October 25, 2013
DAVONTA MELVIN ROWLAND, Plaintiff,
UNITED STATES SUPERIOR COURT, Defendant.
This matter comes before the court on review of the plaintiffs application to proceed in forma pauper is and pro se civil complaint. The court will grant the application, and dismiss the complaint.
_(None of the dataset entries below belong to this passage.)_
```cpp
static bool ntt2_tform() {
    static const bool v = [] { const char* e = getenv("OLA_NTT2_TFORM"); return !(e && atoi(e) == 0); }();
    return v;
}
template <int R, int MODE, bool INV, int LM>
static void ntt2t_launch(const Ntt2Params& p0, size_t cols, size_t cosets, hipStream_t stream) {
    constexpr int CB = NTT2_STRIDED_COLS;
    Ntt2Params p = p0;
    p.ncols = cols;
    const size_t lds_bytes = (size_t)ntt2_lds_elems<R, MODE>() * 8 + (R > 4 ? ((size_t)sizeof(TfTw) << R) : 0) + (LM == 1 ? ((size_t)8 << R) : 0);
    dim3 grid((unsigned)(((size_t)1 << p.log_n) >> 12), (unsigned)((cols + CB - 1) / CB), (unsigned)cosets);
    hipLaunchKernelGGL((ntt2t_pass_kernel<R, MODE, INV, CB, LM>), grid, dim3(256), lds_bytes, stream, p);
}
template <int MODE, bool INV, int LM>
static void ntt2t_dispatch_r(int R, const Ntt2Params& p, size_t cols, size_t cosets, hipStream_t s) {
    switch (R) {
        case 4: ntt2t_launch<4, MODE, INV, LM>(p, cols, cosets, s); break;
        case 5: ntt2t_launch<5, MODE, INV, LM>(p, cols, cosets, s); break;
        case 6: ntt2t_launch<6, MODE, INV, LM>(p, cols, cosets, s); break;
        case 7: ntt2t_launch<7, MODE, INV, LM>(p, cols, cosets, s); break;
        default: ntt2t_launch<8, MODE, INV, LM>(p, cols, cosets, s); break;
    }
}
template <bool INV>
static void ntt2t_dispatch_inv(int R, int mode, int lm, const Ntt2Params& p, size_t cols, size_t cosets, hipStream_t s) {
    if (mode == N2_STRIDED) {
        if (lm == 0) ntt2t_dispatch_r<N2_STRIDED, INV, 0>(R, p, cols, cosets, s);
        else ntt2t_dispatch_r<N2_STRIDED, INV, 1>(R, p, cols, cosets, s);
    } else if (mode == N2_BITREV_LAST) ntt2t_dispatch_r<N2_BITREV_LAST, INV, 2>(R, p, cols, cosets, s);
    else ntt2t_dispatch_r<N2_NATURAL_LAST, INV, 2>(R, p, cols, cosets, s);
}
static void ntt2t_dispatch(int R, int mode, bool inv, int lm, const Ntt2Params& p, size_t cols, size_t cosets, hipStream_t s) {
    if (inv) ntt2t_dispatch_inv<true>(R, mode, lm, p, cols, cosets, s);
    else ntt2t_dispatch_inv<false>(R, mode, lm, p, cols, cosets, s);
}
static void ntt2t_dispatch_timed(NttTables& t, int R, int mode, bool inv, int lm, const Ntt2Params& p, size_t cols, size_t cosets, hipStream_t s) {
    if (!t.pass_timing || t.pass_recs.size() >= 4096) { ntt2t_dispatch(R, mode, inv, lm, p, cols, cosets, s); return; }
    NttTables::PassRec r{R, mode, lm, inv, ((size_t)1 << p.log_n) * cols * cosets, nullptr, nullptr};
    HIP_CHECK(hipEventCreate(&r.a));
    HIP_CHECK(hipEventCreate(&r.b));
    HIP_CHECK(hipEventRecord(r.a, s));
    ntt2t_dispatch(R, mode, inv, lm, p, cols, cosets, s);
    HIP_CHECK(hipEventRecord(r.b, s));
    t.pass_recs.push_back(r);
}

static const u64* get_round_table(NttTables& t, int R, int inverse) {
    auto key = std::make_pair(200 + R, inverse);
    auto it = t.small.find(key);
    if (it != t.small.end()) return it->second;
    const std::vector<u64> full = powers(root_for(R, inverse), (size_t)1 << R);
    std::vector<u64> v;
    for (int q1 = 0; q1 < 16; q1++)
        for (int m = 0; m < (1 << (R - 4)); m++) v.push_back(full[(size_t)m * q1]);
    return t.small[key] = upload(t.ctx, v);
}

static const u64* get_full_small(NttTables& t, int R, int inverse) {
    auto key = std::make_pair(100 + R, inverse);
    auto it = t.small.find(key);
    if (it != t.small.end()) return it->second;
    std::vector<u64> v = powers(root_for(R, inverse), (size_t)1 << R);
    return t.small[key] = upload(t.ctx, v);
}

static const u64* get_coset_steps(NttTables& t, int log_n, int rate_bits, int e, u64 single_shift) {
    std::vector<u64> v;
    for (u64 s : coset_shifts(log_n, rate_bits, single_shift)) v.push_back(gl_pow(s, (u64)1 << e));
    return upload(t.ctx, v);
}

static const u64* get_coset_pows(NttTables& t, int log_n, int rate_bits, int lo, int R, u64 single_shift) {
    std::vector<u64> v;
    for (u64 sc : coset_shifts(log_n, rate_bits, single_shift)) {
        const std::vector<u64> pw = powers(gl_pow(sc, (u64)1 << lo), (size_t)1 << R);
        v.insert(v.end(), pw.begin(), pw.end());
    }
    return upload(t.ctx, v);
}

static void ntt2_run_group(NttTables& t, const u64* in, size_t in_col_stride, u64* out, size_t out_col_stride, u64* scratch,
                           size_t scratch_col_stride, int L, size_t cols, bool inverse, bool natural_out, int sc_rate_bits, u64 sc_shift,
                           size_t cosets, size_t out_coset_stride, size_t coset_first) {
    hipStream_t stream = t.ctx->stream;
    const int P = (L + 7) / 8;
    std::vector<int> Rs = split_even(L, P);
    std::reverse(Rs.begin(), Rs.end());
    const u64 final_scale = inverse ? gl_inv(((u64)1 << L) % GL_P) : 1;
    u64* work = natural_out ? scratch : out;
    const size_t work_col_stride = natural_out ? scratch_col_stride : out_col_stride;
    const size_t work_coset_stride = natural_out ? 0 : out_coset_stride;

    const u64* cur_in = in;
    size_t cur_in_stride = in_col_stride, cur_in_coset = 0;
    int lo = L;
    if (ntt2_tform() && L <= 28) {
        for (int i = 0; i < P; i++) {
            const int R = Rs[i];
            lo -= R;
            const bool last = (i == P - 1);
            Ntt2Params p = {};
            p.log_n = L; p.lo = lo;
            p.tw_r = get_round_table(t, R, inverse);
            p.post_scale = last ? final_scale : 1;
            p.in = cur_in; p.in_col_stride = cur_in_stride; p.in_coset_stride = cur_in_coset;
            if (i > 0) {
                TwoLevel tw = get_two(t, L - lo, inverse);
                p.tw_lo = tw.lo; p.tw_hi = tw.hi; p.tw_h = tw.h;
            }
            if (sc_rate_bits != -2) {
                const auto skey = std::make_tuple(L, sc_rate_bits, 1000 + lo * 16 + R, sc_rate_bits >= 0 ? (u64)0 : sc_shift);
                auto st = t.coset_steps.find(skey);
                if (st == t.coset_steps.end()) st = t.coset_steps.emplace(skey, get_coset_pows(t, L, sc_rate_bits, lo, R, sc_shift)).first;
                p.sc_pow = st->second + (coset_first << R);
            }
            const int lm = last ? 2 : ((i > 0 || p.sc_pow) ? 1 : 0);
            if (!last) {
                p.out = work; p.out_col_stride = work_col_stride; p.out_coset_stride = work_coset_stride;
                if (lo - 4 < 8 - R) throw OlaError(-7, "ntt2: pass split leaves a strided pass with lo + R < 12");
                ntt2t_dispatch_timed(t, R, N2_STRIDED, inverse, lm, p, cols, cosets, stream);
                cur_in = work; cur_in_stride = work_col_stride; cur_in_coset = work_coset_stride;
            } else {
                p.out = out; p.out_col_stride = out_col_stride; p.out_coset_stride = out_coset_stride;
                ntt2t_dispatch_timed(t, R, natural_out ? N2_NATURAL_LAST : N2_BITREV_LAST, inverse, 2, p, cols, cosets, stream);
            }
        }
        return;
    }
    for (int i = 0; i < P; i++) {
        const int R = Rs[i];
        lo -= R;
        const bool last = (i == P - 1);
        Ntt2Params p = {};
        p.log_n = L; p.lo = lo;
        p.tw_r = last ? get_full_small(t, R, inverse) : get_round_table(t, R, inverse);
        p.post_scale = 1;
        p.in = cur_in; p.in_col_stride = cur_in_stride; p.in_coset_stride = cur_in_coset;
        if (!last) {
            TwoLevel tw = get_two(t, lo + R, inverse);
            p.tw_lo = tw.lo; p.tw_hi = tw.hi; p.tw_h = tw.h;
            if (i == P - 2) p.post_scale = final_scale;
            p.out = work; p.out_col_stride = work_col_stride; p.out_coset_stride = work_coset_stride;
            if (i == 0 && sc_rate_bits != -2) {
                TwoLevel sc;
                size_t stride = 0;
                if (sc_rate_bits >= 0) sc = get_coset(t, L, sc_rate_bits, &stride);
                else sc = get_shift(t, L, sc_shift);
                p.sc_lo = sc.lo + coset_first * stride; p.sc_hi = sc.hi + coset_first * stride; p.sc_h = sc.h; p.sc_coset_stride = stride;
                {
                    const auto skey = std::make_tuple(L, sc_rate_bits, lo + R - 4, sc_rate_bits >= 0 ? (u64)0 : sc_shift);
                    auto st = t.coset_steps.find(skey);
                    if (st == t.coset_steps.end()) st = t.coset_steps.emplace(skey, get_coset_steps(t, L, sc_rate_bits, lo + R - 4, sc_shift)).first;
                    p.sc_step = st->second + coset_first;
                }
            }
            if (lo - 4 < 8 - R) throw OlaError(-7, "ntt2: pass split leaves a strided pass with lo + R < 12");
            ntt2_dispatch(R, N2_STRIDED, inverse, p, cols, cosets, stream);
            cur_in = work; cur_in_stride = work_col_stride; cur_in_coset = work_coset_stride;
        } else {
            p.out = out; p.out_col_stride = out_col_stride; p.out_coset_stride = out_coset_stride;
            ntt2_dispatch(R, natural_out ? N2_NATURAL_LAST : N2_BITREV_LAST, inverse, p, cols, cosets, stream);
        }
    }
}

static size_t ntt2_group_bytes() {
    const char* e = getenv("OLA_NTT2_GROUP_MB");
    return e ? (size_t)atol(e) << 20 : (size_t)NTT2_DEFAULT_GROUP_MB << 20;
}

void ntt2_run(NttTables& t, const u64* in, size_t in_col_stride, u64* out, size_t out_col_stride, u64* scratch,
              size_t scratch_col_stride, int L, size_t cols, bool inverse, bool natural_out, int sc_rate_bits, u64 sc_shift,
              size_t cosets, size_t out_coset_stride, size_t coset_first) {
    if (cols == 0) return;
    const size_t budget = ntt2_group_bytes(), col_bytes = ((size_t)8 << L) * (natural_out ? 2 : 1);
    size_t gc = cols, gk = cosets;
    if (budget && L >= 18 && col_bytes * cols * cosets > budget) {
        const size_t unit = NTT2_STRIDED_COLS;
        gk = 1;
        gc = std::max<size_t>(unit, budget / col_bytes / unit * unit);
        if (gc >= cols) { gc = cols; gk = std::max<size_t>(1, std::min(cosets, budget / (col_bytes * cols))); }
    }
    for (size_t c0 = 0; c0 < cols; c0 += gc) {
        const size_t nc = std::min(gc, cols - c0);
        for (size_t k0 = 0; k0 < cosets; k0 += gk) {
            const size_t nk = std::min(gk, cosets - k0);
            ntt2_run_group(t, in + c0 * in_col_stride, in_col_stride, out + c0 * out_col_stride + k0 * out_coset_stride, out_col_stride,
                           scratch ? scratch + c0 * scratch_col_stride : nullptr, scratch_col_stride, L, nc, inverse, natural_out,
                           sc_rate_bits, sc_shift, nk, out_coset_stride, coset_first + k0);
        }
    }
}

}
```

olavm_amd/csrc/ntt2t.cuh:

```cuda
#pragma once
#include <hip/hip_runtime.h>

#include "gl.cuh"
#include "tform.cuh"

namespace ola {

enum { N2_STRIDED = 0, N2_BITREV_LAST = 1, N2_NATURAL_LAST = 2 };

struct Ntt2Params {
    const u64* in;
    u64* out;
    size_t in_col_stride, out_col_stride, in_coset_stride, out_coset_stride;
    int log_n;
    size_t ncols;
    int lo;
    const u64* tw_r;
    const u64* tw_lo;
    const u64* tw_hi;
    int tw_h;
    u64 post_scale;
    const u64* sc_lo;
    const u64* sc_hi;
    int sc_h;
    size_t sc_coset_stride;
    const u64* sc_step;
    const u64* sc_pow;
};

__device__ __forceinline__ constexpr int rev_bits_c(int x, int bits) {
    int r = 0;
    for (int i = 0; i < bits; i++) r |= ((x >> i) & 1) << (bits - 1 - i);
    return r;
}

__device__ __forceinline__ u64 two_level(const u64* __restrict__ lo, const u64* __restrict__ hi, int h, u64 e) {
    return gl_mul(lo[e & (((u64)1 << h) - 1)], hi[e >> h]);
}

template <int R, int MODE>
constexpr int ntt2_lds_elems() {
    constexpr int K2 = R - 4;
    if (MODE == N2_STRIDED) return 4096 + (K2 >= 1 ? 16 * (4096 >> (K2 + 4)) : 0);
    return (1 << (8 - R)) * 16 * ((1 << R) + 1);
}
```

The Court is mindful that complaints filed by pro se litigants are held to less stringent standards than those applied to formal pleadings drafted by lawyers. See Haines v. Kerner, 404 U.S. 519, 520 (1972). Nevertheless, the Court must dismiss a complaint if it is frivolous, malicious, or fails to state a claim upon which relief can be granted. 28 U.S.C. §§ 1915(e)(1)(B), 1915A(b)(l). In Neitzke v. Williams, 490 U.S. 319 (1989), the Supreme Court states that the trial court has the authority to dismiss not only claims based on an indisputably meritless legal theory, but also claims whose factual contentions are clearly baseless. Claims describing fantastic or delusional scenarios fall into the category of cases whose factual contentions are clearly baseless. Id. at 328. The trial court has the discretion to decide whether a complaint is frivolous, and such finding is appropriate when the facts alleged are irrational or wholly incredible. Denton v. Hernandez, 504 U.S. 25, 33 (1992).
Plaintiff alleges that employees of the Superior Court of the District of Columbia were "very 'unprofessional'" and are "'guilty' of 'gender discrimination.'" Compl. at 1. Apparently dissatisfied with a decision rendered by the Superior Court, plaintiff "sue[s] judges, courts jails, airports, attorneys 'other' attorneys 'whatever, '" and he "demands ($12, 000, 000, 000.00) damages." Id. Having reviewed the plaintiffs complaint, the Court concludes that what factual contentions are identifiable are baseless and wholly incredible. The complaint is frivolous and it must be dismissed. See 28 U.S.C. § 1915(e)(1)(B).
An Order consistent with this Memorandum Opinion is issued separately.